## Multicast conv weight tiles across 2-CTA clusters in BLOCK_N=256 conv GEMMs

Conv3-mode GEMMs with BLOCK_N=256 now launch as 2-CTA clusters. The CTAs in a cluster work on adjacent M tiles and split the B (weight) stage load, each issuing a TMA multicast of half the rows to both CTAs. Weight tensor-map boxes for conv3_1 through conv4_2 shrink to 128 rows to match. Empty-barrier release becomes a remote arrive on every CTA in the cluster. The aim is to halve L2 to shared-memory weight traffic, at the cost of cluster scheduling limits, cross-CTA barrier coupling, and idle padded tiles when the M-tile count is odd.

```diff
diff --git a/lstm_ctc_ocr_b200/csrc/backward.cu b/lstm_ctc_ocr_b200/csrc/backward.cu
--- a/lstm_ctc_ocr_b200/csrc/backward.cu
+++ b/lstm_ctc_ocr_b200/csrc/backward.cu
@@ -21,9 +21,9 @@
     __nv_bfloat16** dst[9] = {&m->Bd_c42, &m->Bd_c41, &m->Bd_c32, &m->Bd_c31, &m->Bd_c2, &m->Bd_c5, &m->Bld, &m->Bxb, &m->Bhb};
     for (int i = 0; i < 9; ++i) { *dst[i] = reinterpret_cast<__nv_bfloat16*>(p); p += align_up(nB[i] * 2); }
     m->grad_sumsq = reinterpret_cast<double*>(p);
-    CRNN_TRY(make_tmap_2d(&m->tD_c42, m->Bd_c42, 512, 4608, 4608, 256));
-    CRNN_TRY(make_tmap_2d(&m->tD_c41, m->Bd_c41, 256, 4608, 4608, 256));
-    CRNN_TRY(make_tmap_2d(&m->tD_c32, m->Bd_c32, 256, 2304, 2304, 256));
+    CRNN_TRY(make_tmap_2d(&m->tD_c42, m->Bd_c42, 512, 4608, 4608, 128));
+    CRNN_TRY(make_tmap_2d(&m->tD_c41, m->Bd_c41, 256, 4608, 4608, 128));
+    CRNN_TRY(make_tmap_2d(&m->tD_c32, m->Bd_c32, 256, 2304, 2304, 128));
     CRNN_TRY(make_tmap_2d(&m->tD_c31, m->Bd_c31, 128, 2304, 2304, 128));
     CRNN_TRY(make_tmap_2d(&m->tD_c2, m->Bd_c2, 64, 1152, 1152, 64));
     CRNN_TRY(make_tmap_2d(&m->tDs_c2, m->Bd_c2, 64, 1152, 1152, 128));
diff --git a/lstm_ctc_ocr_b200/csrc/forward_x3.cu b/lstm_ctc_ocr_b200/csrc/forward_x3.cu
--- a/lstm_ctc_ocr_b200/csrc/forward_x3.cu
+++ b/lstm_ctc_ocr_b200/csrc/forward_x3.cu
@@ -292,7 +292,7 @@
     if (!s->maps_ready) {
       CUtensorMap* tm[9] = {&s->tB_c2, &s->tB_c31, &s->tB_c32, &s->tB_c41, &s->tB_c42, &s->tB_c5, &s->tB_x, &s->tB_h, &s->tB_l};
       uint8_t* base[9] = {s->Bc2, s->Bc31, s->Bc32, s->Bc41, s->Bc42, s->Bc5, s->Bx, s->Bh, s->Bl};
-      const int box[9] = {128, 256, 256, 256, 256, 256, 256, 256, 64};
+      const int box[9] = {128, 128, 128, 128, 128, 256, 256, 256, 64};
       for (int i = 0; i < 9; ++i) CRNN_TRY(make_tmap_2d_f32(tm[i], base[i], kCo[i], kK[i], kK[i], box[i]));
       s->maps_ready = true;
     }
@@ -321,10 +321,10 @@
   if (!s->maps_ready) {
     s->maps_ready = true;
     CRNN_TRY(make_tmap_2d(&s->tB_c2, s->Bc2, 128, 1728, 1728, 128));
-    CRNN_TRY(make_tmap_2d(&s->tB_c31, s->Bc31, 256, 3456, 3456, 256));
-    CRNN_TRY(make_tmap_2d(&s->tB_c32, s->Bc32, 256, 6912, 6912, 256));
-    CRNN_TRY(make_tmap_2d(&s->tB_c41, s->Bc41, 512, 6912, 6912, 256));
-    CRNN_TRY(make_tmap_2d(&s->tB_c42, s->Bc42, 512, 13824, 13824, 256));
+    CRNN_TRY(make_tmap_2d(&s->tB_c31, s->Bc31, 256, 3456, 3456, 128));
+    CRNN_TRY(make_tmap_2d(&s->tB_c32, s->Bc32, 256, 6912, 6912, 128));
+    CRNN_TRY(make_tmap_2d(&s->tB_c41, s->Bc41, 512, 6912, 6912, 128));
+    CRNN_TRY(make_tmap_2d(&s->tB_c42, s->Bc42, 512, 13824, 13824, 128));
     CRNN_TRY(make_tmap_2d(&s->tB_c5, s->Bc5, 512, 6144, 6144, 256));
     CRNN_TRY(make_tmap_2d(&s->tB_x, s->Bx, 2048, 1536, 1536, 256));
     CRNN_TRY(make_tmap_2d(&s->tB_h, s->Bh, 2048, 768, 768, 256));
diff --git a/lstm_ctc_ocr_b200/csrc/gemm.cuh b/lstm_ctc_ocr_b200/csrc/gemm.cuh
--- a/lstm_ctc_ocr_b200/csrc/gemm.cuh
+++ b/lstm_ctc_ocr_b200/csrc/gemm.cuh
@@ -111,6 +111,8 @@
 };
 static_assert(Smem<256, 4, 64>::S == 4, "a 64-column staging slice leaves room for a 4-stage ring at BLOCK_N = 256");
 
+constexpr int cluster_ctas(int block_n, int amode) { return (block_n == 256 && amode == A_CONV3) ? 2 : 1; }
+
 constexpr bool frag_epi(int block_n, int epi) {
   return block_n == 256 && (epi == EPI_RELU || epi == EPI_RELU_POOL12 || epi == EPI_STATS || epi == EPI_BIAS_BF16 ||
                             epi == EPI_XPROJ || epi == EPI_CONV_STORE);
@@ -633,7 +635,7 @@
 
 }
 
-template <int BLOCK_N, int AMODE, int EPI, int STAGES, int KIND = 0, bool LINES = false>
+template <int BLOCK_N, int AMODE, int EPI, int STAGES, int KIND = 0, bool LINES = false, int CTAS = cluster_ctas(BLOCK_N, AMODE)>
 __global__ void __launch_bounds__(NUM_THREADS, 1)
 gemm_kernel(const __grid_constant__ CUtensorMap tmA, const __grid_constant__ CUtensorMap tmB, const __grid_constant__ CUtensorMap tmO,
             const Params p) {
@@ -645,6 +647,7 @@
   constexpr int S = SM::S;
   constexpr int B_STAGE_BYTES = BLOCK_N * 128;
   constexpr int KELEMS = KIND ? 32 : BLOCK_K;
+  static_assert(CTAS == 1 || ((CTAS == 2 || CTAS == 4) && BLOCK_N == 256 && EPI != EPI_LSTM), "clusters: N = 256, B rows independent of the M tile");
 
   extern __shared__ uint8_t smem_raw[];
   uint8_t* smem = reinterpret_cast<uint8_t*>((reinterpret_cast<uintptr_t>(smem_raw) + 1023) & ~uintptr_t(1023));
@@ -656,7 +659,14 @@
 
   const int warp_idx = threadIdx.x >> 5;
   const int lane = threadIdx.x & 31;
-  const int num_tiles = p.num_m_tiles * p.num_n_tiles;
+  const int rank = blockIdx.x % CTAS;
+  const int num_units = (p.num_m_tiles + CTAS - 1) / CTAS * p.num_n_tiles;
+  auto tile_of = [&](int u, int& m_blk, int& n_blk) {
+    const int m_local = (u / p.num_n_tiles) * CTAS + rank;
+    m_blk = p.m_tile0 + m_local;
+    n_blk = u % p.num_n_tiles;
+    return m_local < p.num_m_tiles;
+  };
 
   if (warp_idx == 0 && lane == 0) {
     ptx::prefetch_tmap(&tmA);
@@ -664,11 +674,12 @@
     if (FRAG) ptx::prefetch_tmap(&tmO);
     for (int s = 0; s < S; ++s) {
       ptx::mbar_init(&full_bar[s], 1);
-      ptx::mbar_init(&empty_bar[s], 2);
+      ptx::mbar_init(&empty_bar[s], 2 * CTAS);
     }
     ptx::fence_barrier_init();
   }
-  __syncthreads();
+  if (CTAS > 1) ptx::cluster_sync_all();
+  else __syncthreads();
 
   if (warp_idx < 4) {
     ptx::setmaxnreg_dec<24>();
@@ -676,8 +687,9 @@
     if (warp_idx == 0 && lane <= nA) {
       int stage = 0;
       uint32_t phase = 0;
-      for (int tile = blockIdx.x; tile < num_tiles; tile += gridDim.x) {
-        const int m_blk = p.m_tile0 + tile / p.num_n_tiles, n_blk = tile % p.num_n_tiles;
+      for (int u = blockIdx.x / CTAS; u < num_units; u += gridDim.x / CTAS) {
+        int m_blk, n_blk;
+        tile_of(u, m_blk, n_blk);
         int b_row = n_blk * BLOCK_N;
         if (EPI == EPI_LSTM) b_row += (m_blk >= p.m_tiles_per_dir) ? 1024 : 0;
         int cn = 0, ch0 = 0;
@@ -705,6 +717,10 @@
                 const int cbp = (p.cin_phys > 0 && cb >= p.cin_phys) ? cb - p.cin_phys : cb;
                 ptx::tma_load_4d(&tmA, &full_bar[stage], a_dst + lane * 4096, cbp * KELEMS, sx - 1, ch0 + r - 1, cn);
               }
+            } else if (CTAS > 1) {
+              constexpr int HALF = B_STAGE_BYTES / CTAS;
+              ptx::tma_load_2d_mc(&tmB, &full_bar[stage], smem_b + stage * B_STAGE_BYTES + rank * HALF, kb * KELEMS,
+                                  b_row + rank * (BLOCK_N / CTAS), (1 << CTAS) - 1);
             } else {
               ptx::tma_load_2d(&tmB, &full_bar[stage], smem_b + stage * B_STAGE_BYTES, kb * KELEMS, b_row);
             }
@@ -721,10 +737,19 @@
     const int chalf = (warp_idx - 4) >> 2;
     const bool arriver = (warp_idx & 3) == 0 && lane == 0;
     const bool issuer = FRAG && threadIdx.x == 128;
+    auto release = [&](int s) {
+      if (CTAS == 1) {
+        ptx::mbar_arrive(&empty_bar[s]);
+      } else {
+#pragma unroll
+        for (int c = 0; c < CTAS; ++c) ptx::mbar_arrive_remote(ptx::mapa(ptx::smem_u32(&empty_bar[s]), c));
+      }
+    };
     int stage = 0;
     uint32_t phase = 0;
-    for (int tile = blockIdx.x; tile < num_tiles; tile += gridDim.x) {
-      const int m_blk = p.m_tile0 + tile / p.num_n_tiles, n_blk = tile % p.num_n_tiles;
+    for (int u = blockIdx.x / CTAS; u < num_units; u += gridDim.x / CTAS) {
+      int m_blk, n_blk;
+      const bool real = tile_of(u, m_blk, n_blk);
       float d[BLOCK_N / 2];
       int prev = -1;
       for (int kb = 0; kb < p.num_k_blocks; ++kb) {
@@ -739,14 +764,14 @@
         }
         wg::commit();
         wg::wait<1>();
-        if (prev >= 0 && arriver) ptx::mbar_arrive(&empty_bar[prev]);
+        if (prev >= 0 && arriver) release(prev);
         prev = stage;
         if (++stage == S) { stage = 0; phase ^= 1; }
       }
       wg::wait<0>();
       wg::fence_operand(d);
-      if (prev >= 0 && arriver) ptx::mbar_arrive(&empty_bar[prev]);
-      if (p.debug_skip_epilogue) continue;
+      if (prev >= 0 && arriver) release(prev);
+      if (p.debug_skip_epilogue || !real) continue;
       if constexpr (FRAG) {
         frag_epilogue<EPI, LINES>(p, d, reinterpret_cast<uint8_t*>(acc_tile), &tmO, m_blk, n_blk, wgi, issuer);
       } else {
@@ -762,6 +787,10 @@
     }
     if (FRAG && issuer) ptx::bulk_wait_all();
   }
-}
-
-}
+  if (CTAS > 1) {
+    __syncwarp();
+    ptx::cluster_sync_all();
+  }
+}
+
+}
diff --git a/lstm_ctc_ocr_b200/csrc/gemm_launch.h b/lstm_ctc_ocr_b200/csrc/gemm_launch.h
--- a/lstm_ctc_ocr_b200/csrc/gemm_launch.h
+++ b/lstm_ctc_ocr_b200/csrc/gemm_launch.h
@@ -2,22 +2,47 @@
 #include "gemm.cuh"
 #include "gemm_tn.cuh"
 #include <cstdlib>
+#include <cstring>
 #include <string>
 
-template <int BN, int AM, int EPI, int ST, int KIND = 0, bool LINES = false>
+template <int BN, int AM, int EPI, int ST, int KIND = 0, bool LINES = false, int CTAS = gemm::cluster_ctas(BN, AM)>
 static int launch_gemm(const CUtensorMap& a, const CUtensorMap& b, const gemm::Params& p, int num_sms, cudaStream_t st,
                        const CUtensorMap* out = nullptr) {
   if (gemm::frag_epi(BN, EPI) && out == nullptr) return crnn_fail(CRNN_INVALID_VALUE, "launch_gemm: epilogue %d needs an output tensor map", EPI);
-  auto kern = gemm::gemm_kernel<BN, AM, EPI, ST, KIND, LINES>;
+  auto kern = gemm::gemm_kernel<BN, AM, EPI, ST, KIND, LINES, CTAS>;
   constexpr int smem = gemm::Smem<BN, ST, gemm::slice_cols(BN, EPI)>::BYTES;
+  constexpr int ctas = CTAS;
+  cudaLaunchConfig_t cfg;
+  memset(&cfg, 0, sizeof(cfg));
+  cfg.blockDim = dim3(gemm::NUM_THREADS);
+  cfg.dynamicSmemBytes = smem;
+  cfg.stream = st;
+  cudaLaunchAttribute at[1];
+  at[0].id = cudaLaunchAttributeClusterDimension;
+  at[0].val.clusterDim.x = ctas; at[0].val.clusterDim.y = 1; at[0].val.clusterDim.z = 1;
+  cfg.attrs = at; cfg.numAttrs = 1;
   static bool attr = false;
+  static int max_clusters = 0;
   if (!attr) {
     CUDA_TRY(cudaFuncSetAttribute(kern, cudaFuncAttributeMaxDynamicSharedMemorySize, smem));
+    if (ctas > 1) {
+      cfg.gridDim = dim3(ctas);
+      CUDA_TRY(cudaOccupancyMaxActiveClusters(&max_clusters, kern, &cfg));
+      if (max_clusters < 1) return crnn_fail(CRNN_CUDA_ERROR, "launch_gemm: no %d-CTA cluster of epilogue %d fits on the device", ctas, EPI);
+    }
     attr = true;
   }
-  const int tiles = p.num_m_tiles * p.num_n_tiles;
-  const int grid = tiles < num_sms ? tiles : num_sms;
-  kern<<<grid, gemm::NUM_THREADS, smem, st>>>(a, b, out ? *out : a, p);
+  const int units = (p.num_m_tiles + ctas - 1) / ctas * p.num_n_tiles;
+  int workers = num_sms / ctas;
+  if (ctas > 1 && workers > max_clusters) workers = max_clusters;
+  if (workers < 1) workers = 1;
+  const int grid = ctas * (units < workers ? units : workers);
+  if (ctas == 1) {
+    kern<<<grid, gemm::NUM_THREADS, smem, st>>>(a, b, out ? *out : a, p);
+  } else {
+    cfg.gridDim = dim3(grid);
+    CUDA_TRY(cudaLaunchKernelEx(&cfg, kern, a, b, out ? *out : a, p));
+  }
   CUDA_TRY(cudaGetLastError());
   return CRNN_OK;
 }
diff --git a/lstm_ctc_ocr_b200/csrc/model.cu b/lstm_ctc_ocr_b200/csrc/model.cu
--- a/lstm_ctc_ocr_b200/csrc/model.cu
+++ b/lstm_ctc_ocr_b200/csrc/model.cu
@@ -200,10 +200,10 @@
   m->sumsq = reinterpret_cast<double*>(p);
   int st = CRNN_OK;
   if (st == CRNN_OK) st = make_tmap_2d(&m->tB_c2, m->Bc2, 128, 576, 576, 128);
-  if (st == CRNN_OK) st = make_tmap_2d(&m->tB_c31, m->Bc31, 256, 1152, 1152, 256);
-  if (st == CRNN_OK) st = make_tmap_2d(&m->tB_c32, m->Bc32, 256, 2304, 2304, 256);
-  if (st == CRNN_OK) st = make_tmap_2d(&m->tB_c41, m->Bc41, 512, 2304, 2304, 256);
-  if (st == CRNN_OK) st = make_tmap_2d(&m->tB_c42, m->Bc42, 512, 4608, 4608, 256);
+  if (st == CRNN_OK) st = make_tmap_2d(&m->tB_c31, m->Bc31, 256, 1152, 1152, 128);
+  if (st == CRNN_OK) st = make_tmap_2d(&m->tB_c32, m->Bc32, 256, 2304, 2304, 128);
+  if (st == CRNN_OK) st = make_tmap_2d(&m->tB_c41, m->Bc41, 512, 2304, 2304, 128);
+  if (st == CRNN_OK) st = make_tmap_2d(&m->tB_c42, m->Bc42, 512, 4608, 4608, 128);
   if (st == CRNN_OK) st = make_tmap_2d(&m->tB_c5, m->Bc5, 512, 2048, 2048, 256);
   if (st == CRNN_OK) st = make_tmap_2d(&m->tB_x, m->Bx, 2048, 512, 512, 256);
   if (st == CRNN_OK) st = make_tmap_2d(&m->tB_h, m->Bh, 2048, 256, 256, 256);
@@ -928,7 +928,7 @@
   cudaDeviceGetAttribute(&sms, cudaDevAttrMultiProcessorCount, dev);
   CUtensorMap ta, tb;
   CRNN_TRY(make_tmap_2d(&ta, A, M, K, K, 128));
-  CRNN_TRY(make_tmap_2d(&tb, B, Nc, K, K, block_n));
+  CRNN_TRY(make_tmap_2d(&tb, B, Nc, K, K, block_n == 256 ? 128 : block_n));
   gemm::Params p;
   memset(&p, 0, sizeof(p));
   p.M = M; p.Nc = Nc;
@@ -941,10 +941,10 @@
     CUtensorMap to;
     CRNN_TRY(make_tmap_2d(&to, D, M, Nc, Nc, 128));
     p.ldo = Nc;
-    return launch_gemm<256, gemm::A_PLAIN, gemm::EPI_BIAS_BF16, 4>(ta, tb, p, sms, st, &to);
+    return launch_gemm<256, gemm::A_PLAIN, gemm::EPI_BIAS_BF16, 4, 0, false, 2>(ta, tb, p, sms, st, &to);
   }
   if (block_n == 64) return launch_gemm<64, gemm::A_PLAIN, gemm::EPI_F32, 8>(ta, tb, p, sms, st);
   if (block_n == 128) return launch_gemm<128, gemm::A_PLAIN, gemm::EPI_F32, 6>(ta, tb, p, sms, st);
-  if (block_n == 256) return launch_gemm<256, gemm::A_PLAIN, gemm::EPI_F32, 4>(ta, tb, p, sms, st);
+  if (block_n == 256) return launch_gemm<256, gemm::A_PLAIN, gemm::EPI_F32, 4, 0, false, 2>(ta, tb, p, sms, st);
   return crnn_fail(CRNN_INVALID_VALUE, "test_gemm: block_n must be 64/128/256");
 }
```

----------

Lines that contain "true" are the result; find them in the entries above and copy each one.

*Exercise answer*.
       s->maps_ready = true;
     s->maps_ready = true;
     attr = true;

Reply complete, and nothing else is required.